START Exercise data

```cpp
static Options g_opts;
static std::once_flag g_opts_once;
struct OptName { const char *name, *env; int Options::*field; int def; };
static const OptName k_opts[] = {
    {"no_uidx", "FRIRL_HIP_NO_UIDX", &Options::no_uidx, 0},
    {"rd_unroll", "FRIRL_HIP_RD_UNROLL", &Options::rd_unroll, 0},
    {"rd_chunk", "FRIRL_HIP_RD_CHUNK", &Options::rd_chunk, 0},
    {"rd_nt", "FRIRL_HIP_RD_NT", &Options::rd_nt, -1},
    {"rd_persist", "FRIRL_HIP_RD_PERSIST", &Options::rd_persist, -1},
    {"rd_order", "FRIRL_HIP_RD_ORDER", &Options::rd_order, 0},
    {"rd_packed", "FRIRL_HIP_RD_PACKED", &Options::rd_packed, 1},
    {"rd_sqdiff", "FRIRL_HIP_RD_SQDIFF", &Options::rd_sqdiff, 1},
    {"rd_qpass", "FRIRL_HIP_RD_QPASS", &Options::rd_qpass, 0},
    {"rd_prepass", "FRIRL_HIP_RD_PREPASS", &Options::rd_prepass, 1},
    {"rd_coded", "FRIRL_HIP_RD_CODED", &Options::rd_coded, 1},
    {"step_wave", "FRIRL_HIP_STEP_WAVE", &Options::step_wave, -1},
    {"step_track", "FRIRL_HIP_STEP_TRACK", &Options::step_track, -1},
    {"lanes_slices", "FRIRL_HIP_LANES_SLICES", &Options::lanes_slices, 0},
    {"lanes_wpe", "FRIRL_HIP_LANES_WPE", &Options::lanes_wpe, 0},
    {"rollout_group", "FRIRL_HIP_ROLLOUT_GROUP", &Options::rollout_group, 0},
    {"rollout_slices", "FRIRL_HIP_ROLLOUT_SLICES", &Options::rollout_slices, 0},
    {"rollout_resident", "FRIRL_HIP_ROLLOUT_RESIDENT", &Options::rollout_resident, -1},
    {"rollout_cap", "FRIRL_HIP_ROLLOUT_CAP", &Options::rollout_cap, 0},
    {"rollout_pair", "FRIRL_HIP_ROLLOUT_PAIR", &Options::rollout_pair, -1},
    {"rollout_wps", "FRIRL_HIP_ROLLOUT_WPS", &Options::rollout_wps, 0},
    {"policy_group", "FRIRL_HIP_POLICY_GROUP", &Options::policy_group, 0},
    {"policy_slices", "FRIRL_HIP_POLICY_SLICES", &Options::policy_slices, 0},
    {"learn_slices", "FRIRL_HIP_LEARN_SLICES", &Options::learn_slices, 0},
    {"learn_alone", "FRIRL_HIP_LEARN_ALONE", &Options::learn_alone, 0},
    {"learn_persistent", "FRIRL_HIP_LEARN_PERSISTENT", &Options::learn_persistent, -1},
    {"multi_loopback", "FRIRL_HIP_MULTI_LOOPBACK", &Options::multi_loopback, 0},
    {"no_many", "FRIRL_HIP_NO_MANY", &Options::no_many, 0},
    {"mirror_sync", "FRIRL_HIP_MIRROR_SYNC", &Options::mirror_sync, 0},
};
static void opts_init()
{
    for (const OptName &o : k_opts) {
        const char *e = getenv(o.env);
        g_opts.*(o.field) = e ? atoi(e) : o.def;
    }
}
const Options &opts()
{
    std::call_once(g_opts_once, opts_init);
    return g_opts;
}
static const OptName *find_opt(const char *name)
{
// ... 104 lines not shown
```

fri-reinforcementlearning-c_amd/csrc/shared.hip:

```cpp
#include "shared_sweep.h"
#include "envs.h"
#include "reduce_plan.h"
#include <algorithm>
#include <cstdlib>
#include <cstring>
#include <cmath>
#include <numeric>
#include <vector>

namespace frirl {

template <int NANT, int AMAX, bool GBA>
__global__ __launch_bounds__(SH_BLOCK) void shared_q_kernel(const double *__restrict__ u, const double *__restrict__ ve, int U,
                                                             const double *__restrict__ rb, const int32_t *__restrict__ nrules, int maxR, int p,
                                                             int Q, const double *__restrict__ x, const double *__restrict__ action_ve, int A,
                                                             double *__restrict__ conc, uint32_t *__restrict__ hit, int32_t *__restrict__ best)
{
    constexpr int ND = GBA ? NANT - 1 : NANT;
    __shared__ SharedTile<NANT> tl;
    const int qi = blockIdx.x * SH_BLOCK + threadIdx.x;
    const bool live = qi < Q;
    double q[ND];
#pragma unroll
    for (int k = 0; k < ND; k++) q[k] = live ? observe_ve(u, ve, U, k, x[(size_t)qi * ND + k]) : 0.0;
    if (GBA && (int)threadIdx.x < A) tl.ave[threadIdx.x] = action_ve[threadIdx.x];
    unsigned h0;
    int bi;
    double bv;
    shared_sweep<NANT, AMAX, GBA, false>(tl, rb, nullptr, nrules[0], maxR, PowU{p}, 0, A, GBA ? (A + AMAX - 1) / AMAX : 1, q, live, 0u,
                                         live ? conc + (size_t)qi * (GBA ? A : 1) : nullptr, h0, bi, bv);
    if (!live) return;
    if (GBA) best[qi] = bi;
    else hit[qi] = h0;
}
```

END Exercise data

Copy each line of the data that contains the word "include", leaving the other lines out.

| Expected answer |
#include "shared_sweep.h"
#include "envs.h"
#include "reduce_plan.h"
#include <algorithm>
#include <cstdlib>
#include <cstring>
#include <cmath>
#include <numeric>
#include <vector>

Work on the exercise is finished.